- Born: Erle Ennis Johnston Jr. October 10, 1917 Garyville, Louisiana, U.S.
- Died: September 26, 1995 (aged 77) Jackson, Mississippi, U.S.
- Occupations: Public official, newspaperman, author, mayor

= Erle Johnston =

Public figure in Mississippi, United States (1917–1995)

Erle Ennis Johnston Jr. (October 10, 1917 – September 26, 1995) was an American public official, newspaperman, author, and mayor in Mississippi. He was campaign associate for Ross Barnett and wrote a biography of the segregationist governor. In 1960, Barnett appointed him public relations director of the pro-segregation Mississippi State Sovereignty Commission. Johnston became its executive director and continued to hold the public relations duties. He held the position under Governor Paul B. Johnson Jr. before resigning in 1968. He worked at The Scott County Times newspaper, before buying it. Johnston was mayor of Forest, Mississippi, from 1981 to 1985.

== Biography ==
Erle Ennis Johnston Jr. was born on October 10, 1917, in Garyville, Louisiana. He attended Grenada High School in Grenada, Mississippi.

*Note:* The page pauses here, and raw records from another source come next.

+                    __builtin_amdgcn_raw_buffer_store_b32(__builtin_bit_cast(unsigned, v), drs, (int)(cok ? dvo + 64u * j : 0xffffffffu), (int)(e * drow), PL_ST_POL);
+                }
+        }
+    }
+}
+template <int BN, int WM, int WTN, int NTHR, int TM, int TN>
+__device__ __forceinline__ void pl_column_sums(const PlaneConvGeom& g, unsigned char* smem, const int mt, const int n0, const int wm,
+                                               const int wn, f32x4v (&acc0)[TM][TN]) {
+    const int tid = threadIdx.x, fr = tid & 15, kq = (tid & 63) >> 4;
+    __syncthreads();
+    float* red = reinterpret_cast<float*>(smem);
+#pragma unroll
+    for (int j = 0; j < TN; ++j) {
+        float cs = 0.f, css = 0.f;
+#pragma unroll
+        for (int i = 0; i < TM; ++i)
+#pragma unroll
+            for (int e = 0; e < 4; ++e) { const float v = acc0[i][j][e]; cs += v; css += v * v; }
+        cs += __shfl_xor(cs, 16, 64); css += __shfl_xor(css, 16, 64);
+        cs += __shfl_xor(cs, 32, 64); css += __shfl_xor(css, 32, 64);
+        if (kq == 0) {
+            const int c = wn * WTN + j * 16 + fr;
+            red[(wm * BN + c) * 2 + 0] = cs;
+            red[(wm * BN + c) * 2 + 1] = css;
+        }
+    }
+    __syncthreads();
+    for (int c = tid; c < BN; c += NTHR) {
+        float cs = 0.f, css = 0.f;
+#pragma unroll
+        for (int w = 0; w < WM; ++w) { cs += red[(w * BN + c) * 2]; css += red[(w * BN + c) * 2 + 1]; }
+        const int n = n0 + c;
+        if (n < g.N) {
+            g.stats[((long long)mt * 2 + 0) * g.N + n] = cs;
+            g.stats[((long long)mt * 2 + 1) * g.N + n] = css;
+        }
+    }
+}
+template <int N> __device__ __forceinline__ void pl_wait_vm_upto4() {
+    static_assert(N >= 0 && N <= 4, "add the literal");
+    if constexpr (N == 0) asm volatile("s_waitcnt vmcnt(0)" ::: "memory");
+    else if constexpr (N == 1) asm volatile("s_waitcnt vmcnt(1)" ::: "memory");
+    else if constexpr (N == 2) asm volatile("s_waitcnt vmcnt(2)" ::: "memory");
+    else if constexpr (N == 3) asm volatile("s_waitcnt vmcnt(3)" ::: "memory");
+    else asm volatile("s_waitcnt vmcnt(4)" ::: "memory");
+}
+
+template <int BM, int BN, int WM, int WN, int PW, int NSB>
+__global__ __launch_bounds__(WM * WN * 64, 1) void conv_planes_halo_mfma(const PlaneConvGeom g) {
+    constexpr int NWAVE = WM * WN, NTHR = NWAVE * 64;
+    constexpr int WTM = BM / WM, WTN = BN / WN, TM = WTM / 16, TN = WTN / 16;
+    constexpr int P_BYTES = PW * NWAVE * 1024, B_BYTES = BN * PROW, B_AT = 2 * P_BYTES;
+    constexpr int PB = BN / 8 / NWAVE;
+    static_assert(NWAVE == 8 && PB == 2 && PW >= 1 && PW <= 8 && (NSB == 2 || NSB == 3) && TM >= 2,
+                  "the counted vmcnt below assumes 2 filter pieces and at most one patch piece per wave and K-tile");
+    static_assert(NSB == 2 || PW <= 7, "three filter stages: the last patch piece must go out before tap 7's filter pieces");
+    static_assert(B_AT + NSB * B_BYTES <= 160 * 1024, "LDS");
+    extern __shared__ __attribute__((aligned(1024))) unsigned char smem[];
+
+    const int tid = threadIdx.x, lane = tid & 63;
+    const int wave = __builtin_amdgcn_readfirstlane(tid >> 6);
+    const int wm = wave / WN, wn = wave % WN;
+    const int lt = y4_xcd_remap(blockIdx.x, g.mtiles * g.ntiles);
+    const int mt = lt / g.ntiles, nt = lt - mt * g.ntiles;
+    const int n0 = nt * BN;
+    const int CC = g.Cs >> 5;
+
+    const unsigned H = (unsigned)g.Hs, W = (unsigned)g.Ws, W1 = W + 1u, S1 = (H + 1u) * W1;
+    const unsigned pix_per_img = H * W;
+    const unsigned m_first = (unsigned)mt * BM;
+    const unsigned b_first = m_first / pix_per_img;
+    const unsigned b_last = (m_first + (BM - 1)) / pix_per_img - b_first;
+    int P0;
+    {
+        const unsigned rem = m_first - b_first * pix_per_img;
+        const unsigned h0 = rem / W;
+        P0 = (int)(h0 * W1 + (rem - h0 * W)) - (int)(W1 + 1u);
+    }
+    const unsigned pitch = (unsigned)g.Cs * 4u;
+    const unsigned long long img_bytes = (unsigned long long)pix_per_img * pitch;
+    const unsigned long long skip = (unsigned long long)b_first * img_bytes;
+    const unsigned long long left = g.src_total_bytes > skip ? g.src_total_bytes - skip : 0ull;
+    const __amdgpu_buffer_rsrc_t src_rsrc = y4_make_rsrc(g.src + skip, (unsigned)(left < 0xfffffff0ull ? left : 0xfffffff0ull));
+    const __amdgpu_buffer_rsrc_t wt_rsrc = y4_make_rsrc(g.wt, g.wt_bytes);
+    const unsigned OOB = 0xffffffffu;
+
+    const int lr = lane >> 3, pos = lane & 7;
+    unsigned p_voff[PW];
+#pragma unroll
+    for (int i = 0; i < PW; ++i) {
+        const int p = (i * NWAVE + wave) * 8 + lr;
+        const int I = P0 + p;
+        const unsigned Iu = I < 0 ? 0u : (unsigned)I;
+        const unsigned b = Iu / S1;
+        const unsigned rem = Iu - b * S1;
+        const unsigned h = rem / W1, w = rem - h * W1;
+        const bool ok = I >= 0 && b <= b_last && b_first + b < (unsigned)g.B && h < H && w < W;
+        const unsigned chunk = (unsigned)(pos ^ ((p >> 1) & 7));
+        unsigned vo = ok ? ((b * H + h) * W + w) * pitch + chunk * 16u : OOB;
+        asm volatile("" : "+v"(vo));
+        p_voff[i] = vo;
+    }
+    unsigned b_off[PB];
+#pragma unroll
+    for (int j = 0; j < PB; ++j) {
+        const int row = (wave * PB + j) * 8 + lr;
+        const int chunk = pos ^ ((row >> 1) & 7);
+        b_off[j] = (n0 + row) < g.N ? (unsigned)(n0 + row) * (unsigned)g.K * 4u + (unsigned)chunk * 16u : OOB;
+    }
+    typedef __attribute__((address_space(3))) void* lds_ptr;
+    auto issue_patch = [&](const int i, const int cc) {
+        __builtin_amdgcn_raw_ptr_buffer_load_lds(src_rsrc, (lds_ptr)(smem + (cc & 1) * P_BYTES + (i * NWAVE + wave) * 1024), 16,
+                                                 (int)p_voff[i], (int)((unsigned)cc * 128u), 0, 0);
+    };
+    auto issue_filter = [&](const int stage, const int tap, const int cc) {
+        const unsigned soff = (unsigned)(tap * CC + cc) * 128u;
+#pragma unroll
+        for (int j = 0; j < PB; ++j)
+            __builtin_amdgcn_raw_ptr_buffer_load_lds(wt_rsrc, (lds_ptr)(smem + B_AT + stage * B_BYTES + (wave * PB + j) * 1024), 16,
+                                                     (int)b_off[j], (int)soff, 0, 0);
+    };
+
+    f32x4v acc0[TM][TN], acc1[TM][TN];
+#pragma unroll
+    for (int i = 0; i < TM; ++i)
+#pragma unroll
+        for (int j = 0; j < TN; ++j)
+#pragma unroll
+            for (int e = 0; e < 4; ++e) { acc0[i][j][e] = 0.f; acc1[i][j][e] = 0.f; }
+
+    const int fr = lane & 15, kq = lane >> 4;
+    int a_row[TM];
+#pragma unroll
+    for (int i = 0; i < TM; ++i) {
+        const unsigned m = m_first + (unsigned)(wm * WTM + i * 16 + fr);
+        const unsigned b = m / pix_per_img;
+        const unsigned rem = m - b * pix_per_img;
+        const unsigned h = rem / W;
+        a_row[i] = (int)((b - b_first) * S1 + h * W1 + (rem - h * W)) - P0;
+    }
+    const int swb = (fr >> 1) & 7;
+    const int b_hi = B_AT + (wn * WTN + fr) * PROW + ((kq ^ swb) << 4), b_lo = B_AT + (wn * WTN + fr) * PROW + (((4 + kq) ^ swb) << 4);
+
+    auto step = [&](auto TC, const int c, const bool more) {
+        constexpr int t = decltype(TC)::value;
+        const int stage = NSB == 3 ? t % 3 : ((c + t) & 1);
+        const unsigned char* fbase = smem + stage * B_BYTES;
+        const int tapoff = (t / 3 - 1) * (int)W1 + (t % 3 - 1);
+        const int pbuf = (c & 1) * P_BYTES;
+        auto a_at = [&](const int i) -> int {
+            int row = a_row[i];
+            asm volatile("" : "+v"(row));
+            row += tapoff;
+            return pbuf + row * PROW + ((kq ^ ((row >> 1) & 7)) << 4);
+        };
+        f16x8 fb[TN][2];
+#pragma unroll
+        for (int j = 0; j < TN; ++j) {
+            fb[j][0] = *reinterpret_cast<const f16x8*>(fbase + b_hi + j * 16 * PROW);
+            fb[j][1] = *reinterpret_cast<const f16x8*>(fbase + b_lo + j * 16 * PROW);
+        }
+        f16x8 fap[2][2];
+        {
+            const int a0 = a_at(0);
+            fap[0][0] = *reinterpret_cast<const f16x8*>(smem + a0);
+            fap[0][1] = *reinterpret_cast<const f16x8*>(smem + (a0 ^ 64));
+        }
+#pragma unroll
+        for (int i = 0; i < TM; ++i) {
+            if (i + 1 < TM) {
+                const int an = a_at(i + 1);
+                fap[(i + 1) & 1][0] = *reinterpret_cast<const f16x8*>(smem + an);
+                fap[(i + 1) & 1][1] = *reinterpret_cast<const f16x8*>(smem + (an ^ 64));
+            }
+            const f16x8 fa0 = fap[i & 1][0], fa1 = fap[i & 1][1];
+            if (i == TM - 1) {
+                __builtin_amdgcn_sched_barrier(0);
+                asm volatile("s_waitcnt lgkmcnt(0)" ::: "memory");
+                if (more || t < 8) {
+                    constexpr int pt = t < PW ? 1 : 0, pt1 = (t >= 1 && t - 1 < PW) ? 1 : 0;
+                    if (more) pl_wait_vm_upto4<NSB == 3 ? pt1 + 2 + pt : pt>();
+                    else pl_wait_vm_upto4<(NSB == 3 && t + 2 <= 8) ? 2 : 0>();
+                    __builtin_amdgcn_s_barrier();
+                    if (more || t + NSB <= 8) issue_filter(stage, (t + NSB) % 9, c + (t + NSB) / 9);
+                }
+            }
+#pragma unroll
+            for (int j = 0; j < TN; ++j) {
+                acc1[i][j] = pl_mma<false>(fa1, fb[j][0], acc1[i][j]);
+                acc1[i][j] = pl_mma<false>(fa0, fb[j][1], acc1[i][j]);
+                acc0[i][j] = pl_mma<false>(fa0, fb[j][0], acc0[i][j]);
+            }
+            if constexpr (t < PW) {
+                if (i == 0 && more) issue_patch(t, c + 1);
+            }
+        }
+    };
+
+#pragma unroll
+    for (int i = 0; i < PW; ++i) issue_patch(i, 0);
+    for (int s = 0; s < NSB; ++s) issue_filter(s, s, 0);
+    pl_wait_vm_upto4<PB * (NSB - 1)>();
+    __builtin_amdgcn_s_barrier();
+    for (int c = 0; c < CC; ++c) {
+        const bool more = c + 1 < CC;
+        step(std::integral_constant<int, 0>{}, c, more); step(std::integral_constant<int, 1>{}, c, more);
+        step(std::integral_constant<int, 2>{}, c, more); step(std::integral_constant<int, 3>{}, c, more);
+        step(std::integral_constant<int, 4>{}, c, more); step(std::integral_constant<int, 5>{}, c, more);
+        step(std::integral_constant<int, 6>{}, c, more); step(std::integral_constant<int, 7>{}, c, more);
+        step(std::integral_constant<int, 8>{}, c, more);
+    }
+
+    const float un = pl_unscale(g.src_amax) * pl_unscale(g.wt_amax);
+    const float un1 = un * (1.0f / 2048.0f);
+    auto result = [&](int i, int j, int e) -> float { return acc0[i][j][e] * un + acc1[i][j][e] * un1; };
+    {
+        const unsigned drow = (unsigned)g.ldd * 4u, rrow = (unsigned)g.ldr * 4u;
+        const long long row0 = (long long)mt * BM;
+        const unsigned long long rows_left = (unsigned long long)(g.M - row0);
+        const unsigned long long dby = rows_left * drow, rby = g.ldr ? rows_left * rrow : (unsigned long long)g.N * 4ull;
+        const __amdgpu_buffer_rsrc_t drs = y4_make_rsrc(reinterpret_cast<char*>(g.dst) + row0 * (long long)drow, (unsigned)(dby < 0xfffffff0ull ? dby : 0xfffffff0ull));
+        const __amdgpu_buffer_rsrc_t rrs = y4_make_rsrc(g.res ? reinterpret_cast<const char*>(g.res) + row0 * (long long)rrow : nullptr,
+                                                        g.res ? (unsigned)(rby < 0xfffffff0ull ? rby : 0xfffffff0ull) : 0u);
+        int lane_e = lane;
+        asm volatile("" : "+v"(lane_e));
+        const int colb = n0 + wn * WTN + (lane_e & 15);
+        pl_store_f32<WTM>(g, drs, rrs, drow, rrow, wm, lane_e >> 4, colb, n0 + BN <= g.N, acc0, result);
+    }
+    if (g.stats) pl_column_sums<BN, WM, WTN, NTHR>(g, smem, mt, n0, wm, wn, acc0);
+}
+
 struct PlaneWgradGeom {
     const unsigned char* x;
     const unsigned char* dy;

In 1960, Ross Barnett appointed him public relations director of the Mississippi State Sovereignty Commission, a state agency tasked with fighting desegregation and controlling civil rights activism. It is believed that Johnston prepared some of Percy Greene's articles, speeches, telegrams, and letters; Greene was an African-American newspaper editor in Jackson, Mississippi that had been employed by the Mississippi State Sovereignty Commission.

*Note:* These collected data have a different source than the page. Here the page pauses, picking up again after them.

template <bool HAS_BIAS, int EPI, int KS, int WAVES>
__global__ void __launch_bounds__(64 * WAVES, 1)
k_linear_ws(const __bf16 *__restrict__ x, int64_t ldx, const __bf16 *__restrict__ wgt, int64_t ldw, const float *__restrict__ bias,
            __bf16 *__restrict__ y, int64_t ldy, int64_t T, Epi E) {
    constexpr int THREADS = 64 * WAVES, NSW = 32 * WAVES;
    constexpr int CPR_Y = NSW / 8;
    constexpr int K = 16 * KS;
    extern __shared__ __attribute__((aligned(16))) char smem[];
    const int tid = threadIdx.x, lane = tid & 63, r = lane & 31, h = lane >> 5;
    const int w = __builtin_amdgcn_readfirstlane(tid >> 6);
    const int n0 = blockIdx.y * NSW;
    constexpr int row_bytes = K * 2, xbytes = TOKW * row_bytes, sbytes = TOKW * 2 * NSW;

    bf16x8 wf[KS];
    {
        const __bf16 *wrow = wgt + (size_t)(n0 + 32 * w + r) * ldw + 8 * h;
#pragma unroll
        for (int ks = 0; ks < KS; ++ks) wf[ks] = *reinterpret_cast<const bf16x8 *>(wrow + 16 * ks);
    }
    constexpr int NB = 2;
    char *const stage = smem + NB * xbytes;
    float *const bias_l = reinterpret_cast<float *>(smem + NB * xbytes + sbytes);
    uint32_t *const bits_l = reinterpret_cast<uint32_t *>(smem + NB * xbytes + sbytes + NSW * 4);
    for (int i = tid; i < NSW; i += THREADS) bias_l[i] = HAS_BIAS ? bias[n0 + i] : 0.f;
    if (EPI == EPI_RELU_DROPOUT) {
        mix_seed_state(E.seed_state, E.s0, E.s1);
        E.hi_term = E.s0 ^ (E.s1 * HASH_MUL_HI);
    }
    const int slices = gridDim.y;
    float colacc[EPI == EPI_MASK_COLSUM ? 16 : 1];
    for (int q = 0; q < (EPI == EPI_MASK_COLSUM ? 16 : 1); ++q) colacc[q] = 0.f;
    const int64_t n_tiles64 = (T + TOKW - 1) / TOKW;
    auto bits_ptr = [&](int64_t tile) -> uint32_t * {
        return reinterpret_cast<uint32_t *>(E.bits) + (tile * slices + blockIdx.y) * THREADS;
    };
    XTileDma<K, WAVES> dma;
    dma.init(ldx, lane, w);
    auto fetch = [&](int64_t tile, int buf) {
        if ((tile + 1) * TOKW <= T) dma.full(smem + buf * xbytes, x, ldx, tile * TOKW, w);
        else dma.clamped(smem + buf * xbytes, x, ldx, tile * TOKW, T, w);
        if (EPI == EPI_MASK_COLSUM) {
            const uint32_t *g = bits_ptr(tile) + lane;
            dma_async<4>(g + 64 * w, bits_l + buf * THREADS + 64 * w);
        }
    };
    if ((int64_t)blockIdx.x < n_tiles64) fetch(blockIdx.x, 0);
    asm volatile("s_waitcnt vmcnt(0)" ::: "memory");
#ifdef G2048_WS_STAMPS
    Stamps<WS_PHASES, WsStampSite> stamps;
    stamps.start();
#endif
    int buf = 0;
    for (int64_t tile = blockIdx.x; tile < n_tiles64; tile += gridDim.x, buf ^= 1) {
        const int64_t tok0 = tile * TOKW;
        const char *const xb = smem + buf * xbytes;
        lds_barrier_asm();
        WS_STAMP(1);
        if (tile + gridDim.x < n_tiles64) fetch(tile + gridDim.x, buf ^ 1);
        WS_STAMP(2);
        const uint32_t bits_in = EPI == EPI_MASK_COLSUM ? bits_l[buf * THREADS + tid] : 0u;
        f32x16 acc[2];
        for (int g = 0; g < 4; ++g) {
            const float4 bv = *reinterpret_cast<const float4 *>(bias_l + 32 * w + 8 * g + 4 * h);
            for (int b = 0; b < 2; ++b) {
                acc[b][4 * g + 0] = bv.x; acc[b][4 * g + 1] = bv.y; acc[b][4 * g + 2] = bv.z; acc[b][4 * g + 3] = bv.w;
            }
        }
        const int nw = n0 + 32 * w;
        uint32_t obits = 0u;
        auto keep_pair = [&](int pi, uint32_t pair0) -> uint32_t {
            const int i = 2 * pi;
            uint32_t xh = (pair0 + (uint32_t)(((i & 3) >> 1) + 4 * (i >> 2))) * HASH_MUL + E.hi_term;
            G2048_HASH_FIN(xh);
            return ((xh & 0xFFFFu) >= E.thr16 ? 1u : 0u) | ((xh >> 16) >= E.thr16 ? 2u : 0u);
        };
        auto drop_pair = [&](int b, int pi, uint32_t keep) {
            const int i = 2 * pi;
            const float a = fmaxf(acc[b][i], 0.f), c = fmaxf(acc[b][i + 1], 0.f);
            acc[b][i] = (keep & 1u) ? a * E.inv_keep : 0.f;
            acc[b][i + 1] = (keep & 2u) ? c * E.inv_keep : 0.f;
        };
        auto finish_g = [&](int b, int g, bool valid) {
            if (EPI == EPI_MASK_COLSUM) {
                const uint32_t wbits = bits_in >> (16 * b + 4 * g);
#pragma unroll
                for (int j = 0; j < 4; ++j) acc[b][4 * g + j] = ((wbits >> j) & 1u) ? acc[b][4 * g + j] * E.inv_keep : 0.f;
            }
            const uint32_t lo = pack2(acc[b][4 * g + 0], acc[b][4 * g + 1]), hi = pack2(acc[b][4 * g + 2], acc[b][4 * g + 3]);
            if (EPI == EPI_RELU_DROPOUT) {
                const uint32_t nz = ((lo & 0x7FFFu) ? 1u : 0u) | ((lo & 0x7FFF0000u) ? 2u : 0u) | ((hi & 0x7FFFu) ? 4u : 0u) |
                                    ((hi & 0x7FFF0000u) ? 8u : 0u);
                obits |= nz << (16 * b + 4 * g);
            }
            if (EPI == EPI_MASK_COLSUM) {
                colacc[4 * g + 0] += valid ? __uint_as_float(lo << 16) : 0.f;
                colacc[4 * g + 1] += valid ? __uint_as_float(lo & 0xFFFF0000u) : 0.f;
                colacc[4 * g + 2] += valid ? __uint_as_float(hi << 16) : 0.f;
                colacc[4 * g + 3] += valid ? __uint_as_float(hi & 0xFFFF0000u) : 0.f;
            }
            const int trow = 32 * b + r, c = 4 * w + g;
            *reinterpret_cast<uint2 *>(stage + trow * (2 * NSW) + ((c ^ (trow & (CPR_Y - 1))) * 16) + 8 * h) = make_uint2(lo, hi);
        };
        const bool valid0 = tok0 + r < T, valid1 = tok0 + 32 + r < T;
        uint32_t pair0[2];
        for (int b = 0; b < 2; ++b)
            pair0[b] = (uint32_t)(((uint64_t)((b ? valid1 : valid0) ? tok0 + 32 * b + r : T - 1) * (uint64_t)E.row_elems + (uint64_t)(nw + 4 * h)) >> 1);
        {
            constexpr int PRE = 8, N = 2 * KS;
            bf16x8 q[PRE];
            auto frag = [&](int s) {
                const int b = s / KS, ks = s % KS;
                return *reinterpret_cast<const bf16x8 *>(xb + (32 * b + r) * row_bytes + (((2 * ks + h) ^ (r & 15)) * 16));
            };
#pragma unroll
            for (int s = 0; s < PRE; ++s) q[s] = frag(s);
#pragma unroll
            for (int s = 0; s < N; ++s) {
                __builtin_amdgcn_sched_barrier(0);
                const int b = s / KS, ks = s % KS;
                acc[b] = __builtin_amdgcn_mfma_f32_32x32x16_bf16(wf[ks], q[s % PRE], acc[b], 0, 0, 0);
                if (s + PRE < N) q[s % PRE] = frag(s + PRE);
                constexpr int SPG = KS / 4;
                const int g = ks / SPG, t = ks % SPG;
                if (b == 1) {
                    if (EPI == EPI_RELU_DROPOUT) {
                        if (SPG >= 4) {
                            if (t == 0) drop_pair(0, 2 * g, keep_pair(2 * g, pair0[0]));
                            if (t == 2) drop_pair(0, 2 * g + 1, keep_pair(2 * g + 1, pair0[0]));
                        } else if (t == 0) {
                            drop_pair(0, 2 * g, keep_pair(2 * g, pair0[0]));
                            drop_pair(0, 2 * g + 1, keep_pair(2 * g + 1, pair0[0]));
                        }
                    }
                    if (t == SPG - 1) finish_g(0, g, valid0);
                }
            }
            __builtin_amdgcn_sched_barrier(0);
        }
        WS_STAMP(3);
#pragma unroll
        for (int g = 0; g < 4; ++g) {
            if (EPI == EPI_RELU_DROPOUT) {
                drop_pair(1, 2 * g, keep_pair(2 * g, pair0[1]));
                drop_pair(1, 2 * g + 1, keep_pair(2 * g + 1, pair0[1]));
            }
            finish_g(1, g, valid1);
        }
        if (EPI == EPI_RELU_DROPOUT && E.bits) bits_ptr(tile)[tid] = obits;
        WS_STAMP(5);
        asm volatile("s_waitcnt vmcnt(0)" ::: "memory");
        WS_STAMP(0);
        lds_barrier_asm();
        WS_STAMP(6);
        {
            constexpr int PIECES = TOKW * CPR_Y, STORERS = THREADS, ROUNDS = PIECES / STORERS;
            static_assert(PIECES % STORERS == 0, "every lane moves the same number of 16-byte pieces");
            const int e0 = tid;
            uint4 v[ROUNDS];
#pragma unroll
            for (int i = 0; i < ROUNDS; ++i) {
                const int e = e0 + STORERS * i;
                v[i] = *reinterpret_cast<const uint4 *>(stage + (e / CPR_Y) * (2 * NSW) + (e % CPR_Y) * 16);
            }
#pragma unroll
            for (int i = 0; i < ROUNDS; ++i) {
                const int e = e0 + STORERS * i;
                const int trow = e / CPR_Y, p = e % CPR_Y, c = p ^ (trow & (CPR_Y - 1));
                if (tok0 + trow < T) *reinterpret_cast<uint4 *>(y + (tok0 + trow) * ldy + n0 + 8 * c) = v[i];
            }
        }
        WS_STAMP(7);
    }
#ifdef G2048_WS_STAMPS
    stamps.flush(lane, w);
#endif
    if (EPI == EPI_MASK_COLSUM) {
        for (int q = 0; q < 16; ++q) {
            float v = colacc[q];
            for (int m = 16; m >= 1; m >>= 1) v += __shfl_xor(v, m);
            if (r == 0) E.partial[(int64_t)blockIdx.x * E.N + n0 + 32 * w + rowof(q, h)] = v;
        }
    }
}

}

In May 1962, Johnson gave a commencement speech at his former high school, Grenada High School, titled "The Practical Way to Maintain a Separate School System in Mississippi" in which he criticized the "extremism" of the NAACP and Citizens Councils. He oversaw production of the Sovereignty Commission's film The Message from Mississippi (1960).'

He wrote the books, I Rolled with Ross: A Political Portrait (1980), Mississippi’s Defiant Years, 1953–1973 (1990), and Politics: Mississippi Style (1993).

He was interviewed July 30, 1980, for Eyes on the Prize (1985), the civil rights movement documentary television series. The University of Southern Mississippi has a collection of his papers.

Johnston died September 26, 1995, from heart failure while in hospital in Jackson, Mississippi.